**Task prompt**
Where in the entries below does "kone" appear? Copy every line that has it.

**Source data**
template <bool COUNT, int ROUND, bool SCENE, bool SUB, bool WALK = false, bool SURF = false>
__device__ __forceinline__ void k_blend_body(const uint2 *__restrict__ tile_range, const void *__restrict__ pairs,
                                             const gsm::Projected *__restrict__ proj, const GsFrameUniforms &u,
                                             uint8_t *__restrict__ out, float4 *__restrict__ state, uint32_t *__restrict__ mask,
                                             const float *__restrict__ zwin, const float *__restrict__ scene_depth,
                                             const uint32_t *__restrict__ scene_rgba, GsControl *ctl,
                                             const uint32_t *__restrict__ sorted = nullptr)
{
    __shared__ float4 s_ent[3 * (GS_BLEND_BATCH + 1)];
    __shared__ float s_z[GS_BLEND_BATCH + 2];
    __shared__ __attribute__((aligned(16))) uint8_t s_list[SUB ? GS_SUBTILE_GROUPS * GS_SUBTILE_STRIDE : 16];
    __shared__ uint32_t s_j[SURF ? 2 * GS_BLEND_BATCH : WALK ? GS_BLEND_BATCH : 1];
    static_assert(!WALK || (!COUNT && ROUND == 0 && !SUB), "the row walk serves round 0 of plain frames");
    static_assert(!SURF || (!COUNT && !SUB && !WALK), "a surface frame takes the tile lists");
    const int lane = threadIdx.x;
    if (blockIdx.x == 0 && lane == 0 && u.status && ctl->pair_overflow) atomicOr(u.status, 2u);
    if (ROUND == 1 && ctl->j_hi == 0) return;
    static_assert(GS_BLEND_BATCH == 64, "the sub-tile lists name a batch's entries by the lane that staged them");
    if (SUB && lane == 0) {
        if (SCENE) s_z[GS_SUBTILE_INERT] = 0.0f;
        s_ent[3 * GS_SUBTILE_INERT] = make_float4(-1.0e9f, -1.0e9f, 1.0f, 1.0f); s_ent[3 * GS_SUBTILE_INERT + 1] = make_float4(1.0f, 1.0f, 0.0f, 0.0f);
        s_ent[3 * GS_SUBTILE_INERT + 2] = make_float4(0.0f, 0.0f, 0.0f, 0.0f);
    }
    const uint32_t ntiles = (uint32_t)u.tiles_x * (uint32_t)u.tiles_y;
    const bool span = u.rc_stride != 0u;
    for (uint32_t tile = blockIdx.x; tile < ntiles; tile += gridDim.x) {
    const uint32_t tx = tile % (uint32_t)u.tiles_x, ty = tile / (uint32_t)u.tiles_x;
    if (ROUND == 1 && !((mask[ty * u.mask_words + (tx >> 5)] >> (tx & 31)) & 1u)) continue;
    const int xb = u.x0 + (int)tx * GS_TILE + (lane & 3) * 4;
    const int r = (int)ty * GS_TILE + (lane >> 2);
    const bool row_in = r < u.H;
    const float fy = (float)(u.H - 1 - r) + 0.5f;
    const bool no_early = (COUNT && !(u.flags & GS_RENDER_COUNT_EVALUATED)) || (u.flags & GS_RENDER_NO_EARLY_OUT);
    const float t_eps = no_early ? -1.0f : u.t_eps;
    f2 fxA = { (float)xb + 0.5f, (float)(xb + 1) + 0.5f }, fxB = { (float)(xb + 2) + 0.5f, (float)(xb + 3) + 0.5f };
    const f2 qmA = { (row_in && xb < u.x1b) ? 4.0f : -1.0f, (row_in && xb + 1 < u.x1b) ? 4.0f : -1.0f };
    const f2 qmB = { (row_in && xb + 2 < u.x1b) ? 4.0f : -1.0f, (row_in && xb + 3 < u.x1b) ? 4.0f : -1.0f };
    f2 TA = { qmA.x > 0.0f ? 1.0f : 0.0f, qmA.y > 0.0f ? 1.0f : 0.0f }, TB = { qmB.x > 0.0f ? 1.0f : 0.0f, qmB.y > 0.0f ? 1.0f : 0.0f };
    const f2 cwA = { qmA.x > 0.0f ? GS_BLEND_W_C_IN : GS_BLEND_W_C_OUT, qmA.y > 0.0f ? GS_BLEND_W_C_IN : GS_BLEND_W_C_OUT };
    const f2 cwB = { qmB.x > 0.0f ? GS_BLEND_W_C_IN : GS_BLEND_W_C_OUT, qmB.y > 0.0f ? GS_BLEND_W_C_IN : GS_BLEND_W_C_OUT };
    f2 crA = { 0, 0 }, crB = { 0, 0 }, cgA = { 0, 0 }, cgB = { 0, 0 }, cbA = { 0, 0 }, cbB = { 0, 0 };
    float zb0 = 3.0e38f, zb1 = 3.0e38f, zb2 = 3.0e38f, zb3 = 3.0e38f;
    if (SCENE && u.has_depth && row_in) {
        const float *zr = scene_depth + (size_t)r * u.W + xb;
        if (xb < u.x1b) zb0 = zr[0];
        if (xb + 1 < u.x1b) zb1 = zr[1];
        if (xb + 2 < u.x1b) zb2 = zr[2];
        if (xb + 3 < u.x1b) zb3 = zr[3];
    }
    float4 *st = state + ((size_t)tile * 64 + lane) * 4;
    if (ROUND == 1) {
        const float4 t = st[0], c0 = st[1], c1 = st[2], c2 = st[3];
        TA = (f2){ t.x, t.y }; TB = (f2){ t.z, t.w };
        crA = (f2){ c0.x, c0.y }; crB = (f2){ c0.z, c0.w }; cgA = (f2){ c1.x, c1.y }; cgB = (f2){ c1.z, c1.w };
        cbA = (f2){ c2.x, c2.y }; cbB = (f2){ c2.z, c2.w };
    }
#define GS_LANE_LIVE() (fmaxf(fmaxf(TA.x, TA.y), fmaxf(TB.x, TB.y)) >= t_eps)
    f2 kbig = { GS_BLEND_W_K, GS_BLEND_W_K }, kone = { 1.0f, 1.0f };
    if (GS_BLEND_FACTOR == 2 && !COUNT && !SCENE && !SURF) {
        kbig = -kbig;
        asm volatile("" : "+v"(kbig));
    } else asm volatile("" : "+v"(kbig), "+v"(kone));
    bool live = GS_LANE_LIVE();
    uint32_t nfr = 0, staged = 0, evaluated = 0;
    uint32_t sfj0 = 0xFFFFFFFFu, sfj1 = 0xFFFFFFFFu, sfj2 = 0xFFFFFFFFu, sfj3 = 0xFFFFFFFFu;
    float sfz0 = 1.0f, sfz1 = 1.0f, sfz2 = 1.0f, sfz3 = 1.0f;
    uint32_t sfc0 = 0xFFFFFFFFu, sfc1 = 0xFFFFFFFFu, sfc2 = 0xFFFFFFFFu, sfc3 = 0xFFFFFFFFu;
    const uint2 range = WALK ? tile_range[ty] : tile_range[tile];
    if (!WALK && u.split_min && range.y - range.x >= u.split_min) continue;
    const uint32_t *__restrict__ run_geom = reinterpret_cast<const uint32_t *>(pairs), *__restrict__ run_ref = run_geom + u.walk_ref;
    uint32_t cur = range.x + range.y;
    uint32_t j_mine = 0xFFFFFFFFu, nb_last = 0, e_l = 0;
    const uint32_t need_known = ctl->need_near[tile % GS_NEED_WORDS];

    for (uint32_t end = range.y; WALK ? cur > range.x : end > range.x;) {
        uint32_t nb;
        if (WALK) {
            nb = 0;
            do {
                const uint32_t avail = cur - range.x;
                bool hit = false;
                uint32_t jr = 0;
                if ((uint32_t)lane < avail) {
                    const uint32_t i = cur - 1u - (uint32_t)lane, g = run_geom[i];
                    jr = run_ref[i];
                    hit = tx - (g & 0xFFFFu) < (g >> 16);
                }
                const unsigned long long bal = __ballot(hit);
                const uint32_t pos = nb + __builtin_amdgcn_mbcnt_hi((uint32_t)(bal >> 32), __builtin_amdgcn_mbcnt_lo((uint32_t)bal, 0u));
                if (hit && pos < GS_BLEND_BATCH) s_j[pos] = jr;
                const uint32_t nh = (uint32_t)__popcll(bal);
                if (nb + nh > GS_BLEND_BATCH) {
                    const unsigned long long last = __ballot(hit && pos == GS_BLEND_BATCH - 1u);
                    cur -= (uint32_t)__ffsll((long long)last);
                    nb = GS_BLEND_BATCH;
                } else {
                    nb += nh;
                    cur -= min(avail, 64u);
                }
            } while (nb < GS_BLEND_BATCH && cur > range.x);
            if (nb == 0) break;
            __syncthreads();
        } else nb = min((uint32_t)GS_BLEND_BATCH, end - range.x);
        staged += nb;
        nb_last = nb; e_l = 0;
        uint32_t m16 = 0;
        const bool sfo0 = SURF && TA.x >= 0.5f, sfo1 = SURF && TA.y >= 0.5f, sfo2 = SURF && TB.x >= 0.5f, sfo3 = SURF && TB.y >= 0.5f;
#pragma unroll
        for (int h = 0; h < GS_BLEND_BATCH / 64; h++) {
            const uint32_t slot = h * 64 + lane;
            if (slot < nb) {
                const uint32_t j = WALK ? s_j[slot] : span ? reinterpret_cast<const uint32_t *>(pairs)[end - 1 - slot] : reinterpret_cast<const uint2 *>(pairs)[end - 1 - slot].y;
                const float4 *src = reinterpret_cast<const float4 *>(proj + j);
                const float4 ra = src[0], rb = src[1];
                if (GS_BLEND_BATCH == 64) j_mine = j;
                if (SUB) m16 = subtile_mask(ra, rb.x, rb.y, (float)(u.x0 + (int)tx * GS_TILE), (int)ty * GS_TILE, u.H);
                s_ent[3 * slot] = make_float4(ra.x, ra.y, ra.z, rb.x);
                s_ent[3 * slot + 1] = make_float4(ra.w, rb.y, 0.0f, 0.0f);
                const uint32_t rgba = __float_as_uint(rb.z);
                const float a255 = rb.w * (1.0f / 255.0f);
                s_ent[3 * slot + 2] = make_float4(-rb.w, (float)(rgba & 0xFF) * a255, (float)((rgba >> 8) & 0xFF) * a255, (float)((rgba >> 16) & 0xFF) * a255);
                if (SCENE) s_z[slot] = u.has_depth ? zwin[j] : 0.0f;
                if (SURF) { s_j[slot] = j; s_j[GS_BLEND_BATCH + slot] = __float_as_uint(zwin[j]); }
            }
        }
        if (lane == 0 && (nb & 1)) {
            if (SCENE) s_z[nb] = 0.0f;
            s_ent[3 * nb] = make_float4(-1.0e9f, -1.0e9f, 1.0f, 1.0f);
            s_ent[3 * nb + 1] = make_float4(1.0f, 1.0f, 0.0f, 0.0f);
            s_ent[3 * nb + 2] = make_float4(0.0f, 0.0f, 0.0f, 0.0f);
        }
        __syncthreads();
        uint32_t cnt_max = nb;
        bool split = false;
        if (SUB && nb >= 8u) {
            uint32_t cm = 0;
            uint32_t *lw = reinterpret_cast<uint32_t *>(s_list);
            for (uint32_t i = (uint32_t)lane; i < GS_SUBTILE_GROUPS * GS_SUBTILE_STRIDE / 4u; i += 64u) lw[i] = GS_SUBTILE_INERT * 0x01010101u;
#pragma unroll
            for (int g = 0; g < GS_SUBTILE_GROUPS; g++) {
                const unsigned long long bal = __ballot((m16 >> g) & 1u);
                const uint32_t c = (uint32_t)__popcll(bal);
                cm = c > cm ? c : cm;
                const uint32_t pos = __builtin_amdgcn_mbcnt_hi((uint32_t)(bal >> 32), __builtin_amdgcn_mbcnt_lo((uint32_t)bal, 0u));
                if ((m16 >> g) & 1u) s_list[g * GS_SUBTILE_STRIDE + pos] = (uint8_t)lane;
            }
            split = cm * 16u <= nb * GS_SUBTILE_KEEP_NUM;
            if (split) {
                cnt_max = cm;
                __syncthreads();
            }
        }
#define GS_BLEND_Q(K, EB, qA, qB)                                                                                      \
                const float4 a_##K = *reinterpret_cast<const float4 *>(EB); const f2 ab_##K = *reinterpret_cast<const f2 *>((EB) + 16); \
                const f2 axbx_##K = { a_##K.z, a_##K.w };                                                               \
                const f2 dyab_##K = (f2)(fy - a_##K.y) * ab_##K;                               \
                const f2 dxA_##K = fxA - a_##K.x, dxB_##K = fxB - a_##K.x;                                              \
                const f2 pxA_##K = fma2_lo12(dxA_##K, axbx_##K, dyab_##K), pxB_##K = fma2_lo12(dxB_##K, axbx_##K, dyab_##K); \
                const f2 pyA_##K = fma2_hi12(dxA_##K, axbx_##K, dyab_##K), pyB_##K = fma2_hi12(dxB_##K, axbx_##K, dyab_##K); \
                const f2 qA = fma2(pxA_##K, pxA_##K, pyA_##K * pyA_##K), qB = fma2(pxB_##K, pxB_##K, pyB_##K * pyB_##K);
#define GS_BLEND_APPLY(qA, qB, EB, zz, ss)                                                                             \
                {                                                                                                      \
                    bool p0 = qA.x <= qmA.x, p1 = qA.y <= qmA.y, p2 = qB.x <= qmB.x, p3 = qB.y <= qmB.y;               \
                    if (SCENE) { p0 = p0 && zz <= zb0; p1 = p1 && zz <= zb1; p2 = p2 && zz <= zb2; p3 = p3 && zz <= zb3; } \
                    if (live & (p0 | p1 | p2 | p3)) {                                  \
                              \
                        const float2 cl_ = *reinterpret_cast<const float2 *>((EB) + 32);                               \
                        const float2 ch_ = *reinterpret_cast<const float2 *>((EB) + 40);                               \
                        const float nalpha = cl_.x;                                            \
                                       \
                           \
                        const f2 tA = qA * (f2)(-1.44269502f), tB = qB * (f2)(-1.44269502f);                            \
                        const f2 EA = { p0 ? __builtin_amdgcn_exp2f(tA.x) : 0.0f, p1 ? __builtin_amdgcn_exp2f(tA.y) : 0.0f }; \
                        const f2 EB_ = { p2 ? __builtin_amdgcn_exp2f(tB.x) : 0.0f, p3 ? __builtin_amdgcn_exp2f(tB.y) : 0.0f }; \
                         \
                        const f2 eA = EA * TA, eB = EB_ * TB;                                                          \
                        TA = fma2((f2)(nalpha), eA, TA); TB = fma2((f2)(nalpha), eB, TB);                              \
                        crA = fma2((f2)(cl_.y), eA, crA); crB = fma2((f2)(cl_.y), eB, crB);                            \
                        cgA = fma2((f2)(ch_.x), eA, cgA); cgB = fma2((f2)(ch_.x), eB, cgB);                            \
                                      \
                        const f2 chv_ = { ch_.x, ch_.y };                                                              \
                        cbA = fma2_hi0(chv_, eA, cbA); cbB = fma2_hi0(chv_, eB, cbB);                                  \
                        if (COUNT) nfr += (uint32_t)p0 + (uint32_t)p1 + (uint32_t)p2 + (uint32_t)p3;                   \
                        if (SURF) {                                           \
                            const uint32_t s_ = (ss);                                                                  \
                            sfc0 = TA.x < 0.5f ? min(sfc0, s_) : sfc0; sfc1 = TA.y < 0.5f ? min(sfc1, s_) : sfc1;      \
                            sfc2 = TB.x < 0.5f ? min(sfc2, s_) : sfc2; sfc3 = TB.y < 0.5f ? min(sfc3, s_) : sfc3;      \
                        }                                                                                              \
                        live = GS_LANE_LIVE();                                                                         \
                    }                                                                                                  \
                }
#if GS_BLEND_FACTOR == 2
#define GS_BLEND_W(qA, qB) const f2 wA = fma2_clamp(qA, kbig, cwA), wB = fma2_clamp(qB, kbig, cwB);
#else
#define GS_BLEND_W(qA, qB) const f2 wA = fma2_clamp(qmA - qA, kbig, kone), wB = fma2_clamp(qmB - qB, kbig, kone);
// ... 312 lines not shown
                        E[k + 1] = p1 ? __expf(-q.y) : 0.0f;
                    }
#pragma unroll
                    for (uint32_t k = 0; k < GS_PX_GROUP; k++) {
                        const float e = E[k] * T;
                        T = fmaf(cc[k].y, e, T);
                        cr = fmaf(cc[k].x, e, cr); cg = fmaf(cc[k].z, e, cg); cb = fmaf(cc[k].w, e, cb);
                    }
                    live = T >= t_eps;
                    e_l = min(s4 + (GS_PX_GROUP - 1u), nb - 1u);
                    if (!live) break;
                }
            }
            end -= nb;
            GS_WAVE_LDS_SYNC();
            if (__all(!live)) break;
        }
        const bool wave_live = __any(live);
        if (lane == 0) s_live[w] = wave_live ? 1u : 0u;
        if (!(u.flags & GS_RENDER_NO_EARLY_OUT)) {
            const bool more = ROUND == 0 && u.near_count < ctl->n_kept;
            if (!wave_live || !more) {
                uint32_t e_max = e_l;
#pragma unroll
                for (int m = 32; m >= 1; m >>= 1) e_max = max(e_max, (uint32_t)__shfl_xor((int)e_max, m, 64));
                if (lane == 0) {
                    const uint32_t V = ctl->n_kept;
                    uint32_t need = 0xFFFFFFFFu;
                    if (!wave_live) {
                        need = 0u;
                        if (range.y > range.x && end_w > range.x + e_max) {
                            const uint32_t li = end_w - 1u - e_max;
                            const uint32_t jf = span ? reinterpret_cast<const uint32_t *>(pairs)[li] : reinterpret_cast<const uint2 *>(pairs)[li].y;
                            need = jf < V ? V - jf : 0u;
                        }
                    }
                    if (need > need_known) atomicMax(&ctl->need_near[tile % GS_NEED_WORDS], need);
                }
            }
        }
        __syncthreads();
        const bool tile_live = (s_live[0] | s_live[1] | s_live[2] | s_live[3]) != 0u;
        if (ROUND == 0 && u.near_count < ctl->n_kept && tile_live) {
            st[0] = T; st[4] = cr; st[8] = cg; st[12] = cb;
            if (threadIdx.x == 0) {
                atomicOr(&mask[ty * u.mask_words + (tx >> 5)], 1u << (tx & 31)); atomicAdd(&ctl->unsat_count, 1u);
                if (u.skip_round1) { ctl->round1_missed = 1; if (u.status) atomicOr(u.status, 1u); }
            }
        }
        if (in) {
            float b0 = u.bg[0], b1 = u.bg[1], b2 = u.bg[2], b3 = u.bg[3];
            if (SCENE && u.has_scene_rgba) {
                const uint32_t c = scene_rgba[(size_t)r * u.W + px];
                b0 = (float)(c & 0xFF) / 255.0f; b1 = (float)((c >> 8) & 0xFF) / 255.0f;
                b2 = (float)((c >> 16) & 0xFF) / 255.0f; b3 = (float)(c >> 24) / 255.0f;
            }
            const float o0 = fmaf(T, b0, cr), o1 = fmaf(T, b1, cg), o2 = fmaf(T, b2, cb), o3 = fmaf(T, b3, 1.0f - T);
            const int sw = u.out_pitch;
            const int orow = (u.flags & GS_RENDER_FLIP_Y) ? (u.H - 1 - r) : r;
            reinterpret_cast<uint32_t *>(out)[(size_t)orow * sw + (px - u.x0)] =
                (uint32_t)(fminf(fmaxf(o0, 0.0f), 1.0f) * 255.0f + 0.5f) | ((uint32_t)(fminf(fmaxf(o1, 0.0f), 1.0f) * 255.0f + 0.5f) << 8) |
                ((uint32_t)(fminf(fmaxf(o2, 0.0f), 1.0f) * 255.0f + 0.5f) << 16) | ((uint32_t)(fminf(fmaxf(o3, 0.0f), 1.0f) * 255.0f + 0.5f) << 24);
        }
        __syncthreads();
    }
#undef GS_PX_FETCH
#undef GS_WAVE_LDS_SYNC
}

**Solution to the problem**
    f2 kbig = { GS_BLEND_W_K, GS_BLEND_W_K }, kone = { 1.0f, 1.0f };
    } else asm volatile("" : "+v"(kbig), "+v"(kone));
#define GS_BLEND_W(qA, qB) const f2 wA = fma2_clamp(qmA - qA, kbig, kone), wB = fma2_clamp(qmB - qB, kbig, kone);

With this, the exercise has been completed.